* What is expected
Every line from the top of the material through the line holding "int block, const" should be copied exactly, and only those lines.

**** Task data

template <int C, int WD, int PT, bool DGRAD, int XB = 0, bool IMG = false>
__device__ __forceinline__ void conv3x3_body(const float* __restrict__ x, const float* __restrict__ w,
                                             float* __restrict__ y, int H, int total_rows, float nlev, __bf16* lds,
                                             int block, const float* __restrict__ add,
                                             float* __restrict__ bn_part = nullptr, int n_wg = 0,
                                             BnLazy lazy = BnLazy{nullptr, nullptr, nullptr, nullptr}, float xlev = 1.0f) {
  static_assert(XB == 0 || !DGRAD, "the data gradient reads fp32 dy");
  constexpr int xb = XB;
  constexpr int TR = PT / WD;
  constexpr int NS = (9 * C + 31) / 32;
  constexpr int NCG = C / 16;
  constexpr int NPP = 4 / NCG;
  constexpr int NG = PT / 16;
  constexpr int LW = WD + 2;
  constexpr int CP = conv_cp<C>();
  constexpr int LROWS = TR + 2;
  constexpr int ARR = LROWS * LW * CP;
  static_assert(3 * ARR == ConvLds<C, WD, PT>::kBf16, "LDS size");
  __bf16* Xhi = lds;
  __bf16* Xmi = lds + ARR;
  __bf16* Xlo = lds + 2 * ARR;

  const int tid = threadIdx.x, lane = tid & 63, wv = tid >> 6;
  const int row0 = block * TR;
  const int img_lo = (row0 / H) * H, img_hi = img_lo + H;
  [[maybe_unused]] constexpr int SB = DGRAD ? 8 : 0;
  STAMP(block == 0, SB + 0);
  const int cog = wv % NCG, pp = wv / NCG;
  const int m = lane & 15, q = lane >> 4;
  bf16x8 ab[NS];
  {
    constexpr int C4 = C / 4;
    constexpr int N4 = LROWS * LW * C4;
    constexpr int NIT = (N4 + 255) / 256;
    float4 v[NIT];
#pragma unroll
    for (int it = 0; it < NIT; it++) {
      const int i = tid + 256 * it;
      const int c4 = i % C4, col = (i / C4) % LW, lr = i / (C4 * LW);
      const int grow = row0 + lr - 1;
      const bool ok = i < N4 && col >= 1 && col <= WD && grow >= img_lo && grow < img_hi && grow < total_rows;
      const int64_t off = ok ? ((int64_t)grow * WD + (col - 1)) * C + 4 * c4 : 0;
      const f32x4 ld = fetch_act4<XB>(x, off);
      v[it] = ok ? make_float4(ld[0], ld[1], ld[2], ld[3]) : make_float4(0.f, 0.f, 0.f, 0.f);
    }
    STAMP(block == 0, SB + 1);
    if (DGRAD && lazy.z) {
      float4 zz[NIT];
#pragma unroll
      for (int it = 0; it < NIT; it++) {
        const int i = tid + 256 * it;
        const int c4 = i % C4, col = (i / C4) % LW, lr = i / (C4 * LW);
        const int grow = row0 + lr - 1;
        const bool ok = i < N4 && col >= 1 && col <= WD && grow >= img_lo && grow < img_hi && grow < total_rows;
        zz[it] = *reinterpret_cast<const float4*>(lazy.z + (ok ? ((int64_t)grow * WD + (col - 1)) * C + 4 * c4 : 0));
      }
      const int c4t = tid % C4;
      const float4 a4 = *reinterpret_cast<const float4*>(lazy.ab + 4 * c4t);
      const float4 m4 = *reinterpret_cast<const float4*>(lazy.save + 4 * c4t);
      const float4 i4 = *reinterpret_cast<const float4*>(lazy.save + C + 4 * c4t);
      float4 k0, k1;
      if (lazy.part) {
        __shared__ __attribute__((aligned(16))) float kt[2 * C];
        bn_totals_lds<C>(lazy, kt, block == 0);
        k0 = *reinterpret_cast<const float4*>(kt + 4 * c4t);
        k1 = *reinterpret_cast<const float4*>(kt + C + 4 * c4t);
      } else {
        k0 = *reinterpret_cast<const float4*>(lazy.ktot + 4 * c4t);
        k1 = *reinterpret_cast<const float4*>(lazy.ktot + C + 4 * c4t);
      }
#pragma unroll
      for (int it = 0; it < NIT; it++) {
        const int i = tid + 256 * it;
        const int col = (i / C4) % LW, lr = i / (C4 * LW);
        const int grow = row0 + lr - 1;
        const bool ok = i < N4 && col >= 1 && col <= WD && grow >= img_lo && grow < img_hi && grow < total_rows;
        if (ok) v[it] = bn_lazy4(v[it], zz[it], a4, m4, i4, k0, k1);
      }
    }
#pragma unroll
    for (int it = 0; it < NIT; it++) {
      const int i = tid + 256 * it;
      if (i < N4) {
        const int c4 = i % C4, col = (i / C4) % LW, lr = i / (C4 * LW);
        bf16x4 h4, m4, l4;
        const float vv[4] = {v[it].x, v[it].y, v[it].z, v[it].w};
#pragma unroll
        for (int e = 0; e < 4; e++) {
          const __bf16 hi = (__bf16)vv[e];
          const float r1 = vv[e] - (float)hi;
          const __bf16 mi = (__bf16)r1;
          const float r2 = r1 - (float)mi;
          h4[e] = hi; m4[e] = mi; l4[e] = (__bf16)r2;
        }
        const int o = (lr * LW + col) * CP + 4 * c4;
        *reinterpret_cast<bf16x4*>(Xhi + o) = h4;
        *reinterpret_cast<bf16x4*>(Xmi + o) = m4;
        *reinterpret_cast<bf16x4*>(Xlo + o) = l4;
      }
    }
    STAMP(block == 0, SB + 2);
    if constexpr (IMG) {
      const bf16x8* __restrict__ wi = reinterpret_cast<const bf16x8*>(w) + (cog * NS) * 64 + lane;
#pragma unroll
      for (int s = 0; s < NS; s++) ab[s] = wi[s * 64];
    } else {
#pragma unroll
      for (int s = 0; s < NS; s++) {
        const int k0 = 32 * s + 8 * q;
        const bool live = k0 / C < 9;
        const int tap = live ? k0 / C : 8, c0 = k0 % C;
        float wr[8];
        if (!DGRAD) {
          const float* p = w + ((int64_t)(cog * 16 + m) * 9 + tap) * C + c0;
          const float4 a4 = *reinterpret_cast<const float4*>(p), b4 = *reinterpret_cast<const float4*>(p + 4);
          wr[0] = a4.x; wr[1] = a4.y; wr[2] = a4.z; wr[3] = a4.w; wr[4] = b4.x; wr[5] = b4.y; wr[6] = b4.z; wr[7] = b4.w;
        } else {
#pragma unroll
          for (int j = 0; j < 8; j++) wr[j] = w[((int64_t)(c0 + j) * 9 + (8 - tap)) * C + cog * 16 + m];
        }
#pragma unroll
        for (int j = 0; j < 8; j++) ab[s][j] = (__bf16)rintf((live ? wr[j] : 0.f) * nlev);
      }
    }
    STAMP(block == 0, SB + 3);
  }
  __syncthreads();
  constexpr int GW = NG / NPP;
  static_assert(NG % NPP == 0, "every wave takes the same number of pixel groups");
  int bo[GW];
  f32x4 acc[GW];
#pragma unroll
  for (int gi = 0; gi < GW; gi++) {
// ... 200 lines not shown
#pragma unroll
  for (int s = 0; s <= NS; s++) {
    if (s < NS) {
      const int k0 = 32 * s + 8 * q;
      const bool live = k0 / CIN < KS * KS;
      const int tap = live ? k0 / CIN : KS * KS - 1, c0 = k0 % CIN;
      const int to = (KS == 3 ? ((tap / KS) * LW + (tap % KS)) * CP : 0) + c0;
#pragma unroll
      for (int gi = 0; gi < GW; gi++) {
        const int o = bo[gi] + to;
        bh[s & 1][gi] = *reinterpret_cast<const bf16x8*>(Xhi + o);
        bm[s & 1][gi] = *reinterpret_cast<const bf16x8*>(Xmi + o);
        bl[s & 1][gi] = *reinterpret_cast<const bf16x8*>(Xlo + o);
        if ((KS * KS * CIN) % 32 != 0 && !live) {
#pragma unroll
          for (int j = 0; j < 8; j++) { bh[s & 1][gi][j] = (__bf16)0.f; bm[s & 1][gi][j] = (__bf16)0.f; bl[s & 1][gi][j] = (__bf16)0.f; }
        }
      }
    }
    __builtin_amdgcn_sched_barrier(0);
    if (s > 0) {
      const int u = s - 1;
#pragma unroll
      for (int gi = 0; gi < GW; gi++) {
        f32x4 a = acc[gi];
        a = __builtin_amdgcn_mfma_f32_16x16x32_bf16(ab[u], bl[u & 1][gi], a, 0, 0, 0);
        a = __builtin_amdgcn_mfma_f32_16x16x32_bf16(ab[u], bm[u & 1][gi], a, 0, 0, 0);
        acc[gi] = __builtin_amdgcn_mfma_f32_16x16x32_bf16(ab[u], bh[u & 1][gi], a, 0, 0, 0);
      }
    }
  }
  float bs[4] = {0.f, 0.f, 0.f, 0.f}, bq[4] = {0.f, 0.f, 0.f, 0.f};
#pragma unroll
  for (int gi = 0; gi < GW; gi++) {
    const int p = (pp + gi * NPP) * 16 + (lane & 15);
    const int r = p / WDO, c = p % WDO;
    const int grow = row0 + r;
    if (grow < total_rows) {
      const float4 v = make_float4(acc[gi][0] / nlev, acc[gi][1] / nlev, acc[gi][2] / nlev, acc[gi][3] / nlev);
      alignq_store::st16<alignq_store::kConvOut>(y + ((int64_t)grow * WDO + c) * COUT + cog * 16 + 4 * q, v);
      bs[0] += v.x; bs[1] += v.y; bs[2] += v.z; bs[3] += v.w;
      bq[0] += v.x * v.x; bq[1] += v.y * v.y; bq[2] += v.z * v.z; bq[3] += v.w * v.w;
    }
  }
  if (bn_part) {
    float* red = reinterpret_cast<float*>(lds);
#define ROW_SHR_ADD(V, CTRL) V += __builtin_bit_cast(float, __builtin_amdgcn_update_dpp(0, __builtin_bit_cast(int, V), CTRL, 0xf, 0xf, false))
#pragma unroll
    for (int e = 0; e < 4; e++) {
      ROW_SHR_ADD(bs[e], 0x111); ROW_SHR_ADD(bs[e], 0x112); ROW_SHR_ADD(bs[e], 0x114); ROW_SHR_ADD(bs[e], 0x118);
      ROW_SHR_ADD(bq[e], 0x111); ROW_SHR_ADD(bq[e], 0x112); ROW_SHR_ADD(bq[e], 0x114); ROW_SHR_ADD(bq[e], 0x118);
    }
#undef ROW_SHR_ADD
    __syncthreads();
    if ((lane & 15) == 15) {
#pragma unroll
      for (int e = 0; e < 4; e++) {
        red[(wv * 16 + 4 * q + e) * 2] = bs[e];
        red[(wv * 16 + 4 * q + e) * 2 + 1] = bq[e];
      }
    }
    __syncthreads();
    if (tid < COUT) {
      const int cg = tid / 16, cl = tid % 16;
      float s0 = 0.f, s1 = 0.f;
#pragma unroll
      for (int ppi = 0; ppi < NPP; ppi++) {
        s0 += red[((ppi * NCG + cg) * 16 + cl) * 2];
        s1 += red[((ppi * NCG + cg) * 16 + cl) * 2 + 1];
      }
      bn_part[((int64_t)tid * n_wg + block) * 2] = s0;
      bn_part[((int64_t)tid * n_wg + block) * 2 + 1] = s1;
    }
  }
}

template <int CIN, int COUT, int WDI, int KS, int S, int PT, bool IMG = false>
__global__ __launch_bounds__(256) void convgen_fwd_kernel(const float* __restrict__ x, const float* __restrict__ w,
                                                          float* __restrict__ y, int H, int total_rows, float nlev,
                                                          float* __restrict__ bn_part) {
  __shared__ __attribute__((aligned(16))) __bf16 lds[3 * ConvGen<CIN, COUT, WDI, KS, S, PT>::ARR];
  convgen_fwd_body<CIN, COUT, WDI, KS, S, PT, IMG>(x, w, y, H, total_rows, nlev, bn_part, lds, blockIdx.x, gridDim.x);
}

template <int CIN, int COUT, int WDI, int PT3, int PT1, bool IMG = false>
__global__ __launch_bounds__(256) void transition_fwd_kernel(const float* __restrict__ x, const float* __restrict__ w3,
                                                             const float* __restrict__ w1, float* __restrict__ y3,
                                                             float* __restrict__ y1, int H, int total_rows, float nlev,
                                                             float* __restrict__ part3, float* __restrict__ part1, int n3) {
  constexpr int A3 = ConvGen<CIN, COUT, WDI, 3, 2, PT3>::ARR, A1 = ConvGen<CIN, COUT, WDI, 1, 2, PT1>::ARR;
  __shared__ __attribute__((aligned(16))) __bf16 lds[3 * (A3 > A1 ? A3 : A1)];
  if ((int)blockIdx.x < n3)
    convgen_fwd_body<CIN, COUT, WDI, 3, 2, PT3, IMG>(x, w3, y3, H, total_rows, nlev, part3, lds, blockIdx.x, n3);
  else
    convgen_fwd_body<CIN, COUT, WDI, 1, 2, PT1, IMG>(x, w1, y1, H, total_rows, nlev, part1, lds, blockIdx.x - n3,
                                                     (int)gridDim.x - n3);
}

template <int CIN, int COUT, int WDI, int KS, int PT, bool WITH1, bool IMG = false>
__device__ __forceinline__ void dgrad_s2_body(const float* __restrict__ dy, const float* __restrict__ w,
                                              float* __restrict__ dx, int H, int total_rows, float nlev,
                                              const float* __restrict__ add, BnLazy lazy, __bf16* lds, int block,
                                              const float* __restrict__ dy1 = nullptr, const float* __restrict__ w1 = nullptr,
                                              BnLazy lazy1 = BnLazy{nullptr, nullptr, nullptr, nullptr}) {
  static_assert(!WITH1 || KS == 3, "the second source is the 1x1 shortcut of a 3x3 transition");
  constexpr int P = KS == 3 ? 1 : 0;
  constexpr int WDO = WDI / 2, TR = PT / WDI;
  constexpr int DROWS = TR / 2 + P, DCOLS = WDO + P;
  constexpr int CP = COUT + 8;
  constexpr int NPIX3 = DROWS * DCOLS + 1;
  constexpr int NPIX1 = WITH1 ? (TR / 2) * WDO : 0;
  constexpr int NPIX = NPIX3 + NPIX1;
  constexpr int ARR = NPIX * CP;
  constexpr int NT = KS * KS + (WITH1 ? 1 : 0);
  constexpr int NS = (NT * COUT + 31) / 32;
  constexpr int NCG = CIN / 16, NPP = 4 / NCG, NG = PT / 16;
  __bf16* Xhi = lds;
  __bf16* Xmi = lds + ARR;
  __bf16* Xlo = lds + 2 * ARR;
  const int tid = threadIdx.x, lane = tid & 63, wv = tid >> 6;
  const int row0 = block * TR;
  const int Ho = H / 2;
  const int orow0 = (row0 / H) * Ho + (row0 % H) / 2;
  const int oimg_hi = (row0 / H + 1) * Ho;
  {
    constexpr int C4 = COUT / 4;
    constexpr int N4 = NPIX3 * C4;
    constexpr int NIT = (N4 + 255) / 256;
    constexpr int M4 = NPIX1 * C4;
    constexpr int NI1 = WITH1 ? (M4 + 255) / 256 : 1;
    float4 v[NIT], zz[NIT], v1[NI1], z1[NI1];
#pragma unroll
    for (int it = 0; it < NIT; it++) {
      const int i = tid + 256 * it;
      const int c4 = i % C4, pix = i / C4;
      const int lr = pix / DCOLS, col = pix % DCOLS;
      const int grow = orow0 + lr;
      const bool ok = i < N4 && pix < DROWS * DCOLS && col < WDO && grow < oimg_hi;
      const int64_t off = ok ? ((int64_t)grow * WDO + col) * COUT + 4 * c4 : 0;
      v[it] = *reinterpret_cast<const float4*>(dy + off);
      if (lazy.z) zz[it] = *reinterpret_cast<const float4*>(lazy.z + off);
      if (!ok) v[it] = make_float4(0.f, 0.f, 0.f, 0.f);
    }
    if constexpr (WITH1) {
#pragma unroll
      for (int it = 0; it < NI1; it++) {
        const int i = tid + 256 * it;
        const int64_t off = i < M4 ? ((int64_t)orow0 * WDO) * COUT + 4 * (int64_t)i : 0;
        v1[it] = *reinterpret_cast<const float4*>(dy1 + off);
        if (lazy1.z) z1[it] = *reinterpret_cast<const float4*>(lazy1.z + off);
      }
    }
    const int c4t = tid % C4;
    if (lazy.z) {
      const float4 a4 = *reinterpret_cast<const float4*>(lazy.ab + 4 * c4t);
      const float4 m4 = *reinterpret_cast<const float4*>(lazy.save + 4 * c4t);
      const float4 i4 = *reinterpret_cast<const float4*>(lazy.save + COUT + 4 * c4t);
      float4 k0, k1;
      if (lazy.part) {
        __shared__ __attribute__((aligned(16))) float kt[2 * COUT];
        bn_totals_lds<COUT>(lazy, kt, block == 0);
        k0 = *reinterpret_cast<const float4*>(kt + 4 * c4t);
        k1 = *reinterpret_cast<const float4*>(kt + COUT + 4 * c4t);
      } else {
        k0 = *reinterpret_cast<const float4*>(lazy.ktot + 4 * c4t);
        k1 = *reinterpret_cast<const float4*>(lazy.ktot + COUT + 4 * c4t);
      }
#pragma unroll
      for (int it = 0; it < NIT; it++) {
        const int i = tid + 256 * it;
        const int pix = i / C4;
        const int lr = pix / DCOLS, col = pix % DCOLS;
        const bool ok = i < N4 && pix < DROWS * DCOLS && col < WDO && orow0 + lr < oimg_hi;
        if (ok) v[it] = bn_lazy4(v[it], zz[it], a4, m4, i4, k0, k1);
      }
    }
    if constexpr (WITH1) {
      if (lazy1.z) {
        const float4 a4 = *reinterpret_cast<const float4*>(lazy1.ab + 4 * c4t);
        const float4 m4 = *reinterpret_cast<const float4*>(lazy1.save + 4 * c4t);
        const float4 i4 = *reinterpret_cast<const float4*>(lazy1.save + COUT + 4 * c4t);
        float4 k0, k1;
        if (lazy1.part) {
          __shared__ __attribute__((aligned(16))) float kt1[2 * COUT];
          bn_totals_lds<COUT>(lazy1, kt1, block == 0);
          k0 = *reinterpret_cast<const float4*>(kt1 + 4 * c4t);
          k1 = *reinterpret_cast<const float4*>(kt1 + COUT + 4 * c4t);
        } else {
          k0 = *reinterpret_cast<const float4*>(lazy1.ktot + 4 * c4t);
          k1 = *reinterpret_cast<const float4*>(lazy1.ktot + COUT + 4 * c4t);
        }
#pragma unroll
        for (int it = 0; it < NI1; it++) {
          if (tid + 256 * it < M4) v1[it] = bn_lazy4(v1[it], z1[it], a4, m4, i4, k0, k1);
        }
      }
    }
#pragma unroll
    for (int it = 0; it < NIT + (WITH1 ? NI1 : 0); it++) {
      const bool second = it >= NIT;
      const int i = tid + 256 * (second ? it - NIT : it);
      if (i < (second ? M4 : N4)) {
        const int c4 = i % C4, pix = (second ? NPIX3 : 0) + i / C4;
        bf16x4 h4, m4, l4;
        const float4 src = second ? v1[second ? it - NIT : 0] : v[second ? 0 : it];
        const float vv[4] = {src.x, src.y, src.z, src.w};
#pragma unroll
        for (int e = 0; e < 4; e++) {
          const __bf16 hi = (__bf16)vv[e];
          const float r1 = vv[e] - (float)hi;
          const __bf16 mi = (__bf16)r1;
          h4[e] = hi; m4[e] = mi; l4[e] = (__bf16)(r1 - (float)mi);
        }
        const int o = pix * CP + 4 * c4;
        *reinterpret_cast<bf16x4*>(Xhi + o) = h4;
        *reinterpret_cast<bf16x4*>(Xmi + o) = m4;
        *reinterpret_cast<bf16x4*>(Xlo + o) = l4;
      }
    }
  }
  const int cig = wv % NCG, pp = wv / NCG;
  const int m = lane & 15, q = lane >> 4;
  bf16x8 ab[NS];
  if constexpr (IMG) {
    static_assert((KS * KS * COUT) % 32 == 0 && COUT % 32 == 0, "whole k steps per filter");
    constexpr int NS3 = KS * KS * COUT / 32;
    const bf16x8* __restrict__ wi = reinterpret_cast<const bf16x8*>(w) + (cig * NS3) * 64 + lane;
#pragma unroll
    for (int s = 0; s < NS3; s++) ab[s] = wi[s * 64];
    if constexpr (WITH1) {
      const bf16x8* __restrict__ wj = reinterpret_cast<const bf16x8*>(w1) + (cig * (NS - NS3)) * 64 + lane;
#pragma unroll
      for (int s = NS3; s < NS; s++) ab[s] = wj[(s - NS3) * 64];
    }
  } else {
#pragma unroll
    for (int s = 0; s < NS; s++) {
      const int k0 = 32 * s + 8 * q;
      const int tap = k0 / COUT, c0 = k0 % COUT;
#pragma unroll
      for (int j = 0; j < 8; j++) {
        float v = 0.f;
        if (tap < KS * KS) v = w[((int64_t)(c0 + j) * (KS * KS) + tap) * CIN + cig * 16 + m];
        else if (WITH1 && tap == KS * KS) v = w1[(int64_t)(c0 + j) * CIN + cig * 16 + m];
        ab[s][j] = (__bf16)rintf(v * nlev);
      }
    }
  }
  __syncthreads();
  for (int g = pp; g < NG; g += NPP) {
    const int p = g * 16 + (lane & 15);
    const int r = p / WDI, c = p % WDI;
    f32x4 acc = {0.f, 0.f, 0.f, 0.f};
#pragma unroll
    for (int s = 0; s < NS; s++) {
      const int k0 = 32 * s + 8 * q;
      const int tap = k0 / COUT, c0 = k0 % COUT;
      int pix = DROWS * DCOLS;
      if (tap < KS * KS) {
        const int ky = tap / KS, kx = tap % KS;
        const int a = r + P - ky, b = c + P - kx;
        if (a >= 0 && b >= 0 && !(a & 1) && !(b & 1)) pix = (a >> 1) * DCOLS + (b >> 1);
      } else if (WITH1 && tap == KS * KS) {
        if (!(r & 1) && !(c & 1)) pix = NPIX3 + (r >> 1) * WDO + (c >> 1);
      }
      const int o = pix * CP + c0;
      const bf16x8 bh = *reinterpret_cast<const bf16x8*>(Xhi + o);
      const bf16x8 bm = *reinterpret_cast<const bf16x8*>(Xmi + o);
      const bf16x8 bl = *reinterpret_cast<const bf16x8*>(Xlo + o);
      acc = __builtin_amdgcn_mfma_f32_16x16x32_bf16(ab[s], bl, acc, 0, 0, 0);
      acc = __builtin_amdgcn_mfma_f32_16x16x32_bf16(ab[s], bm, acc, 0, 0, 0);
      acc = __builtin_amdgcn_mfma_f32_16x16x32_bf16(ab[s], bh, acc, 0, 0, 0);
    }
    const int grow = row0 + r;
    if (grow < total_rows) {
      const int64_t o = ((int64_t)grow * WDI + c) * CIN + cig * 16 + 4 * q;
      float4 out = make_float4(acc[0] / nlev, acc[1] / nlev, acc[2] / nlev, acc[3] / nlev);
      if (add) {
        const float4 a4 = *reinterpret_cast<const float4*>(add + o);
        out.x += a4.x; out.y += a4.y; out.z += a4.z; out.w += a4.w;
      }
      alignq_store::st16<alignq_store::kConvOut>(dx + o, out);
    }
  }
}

********

* Task result
template <int C, int WD, int PT, bool DGRAD, int XB = 0, bool IMG = false>
__device__ __forceinline__ void conv3x3_body(const float* __restrict__ x, const float* __restrict__ w,
                                             float* __restrict__ y, int H, int total_rows, float nlev, __bf16* lds,
                                             int block, const float* __restrict__ add,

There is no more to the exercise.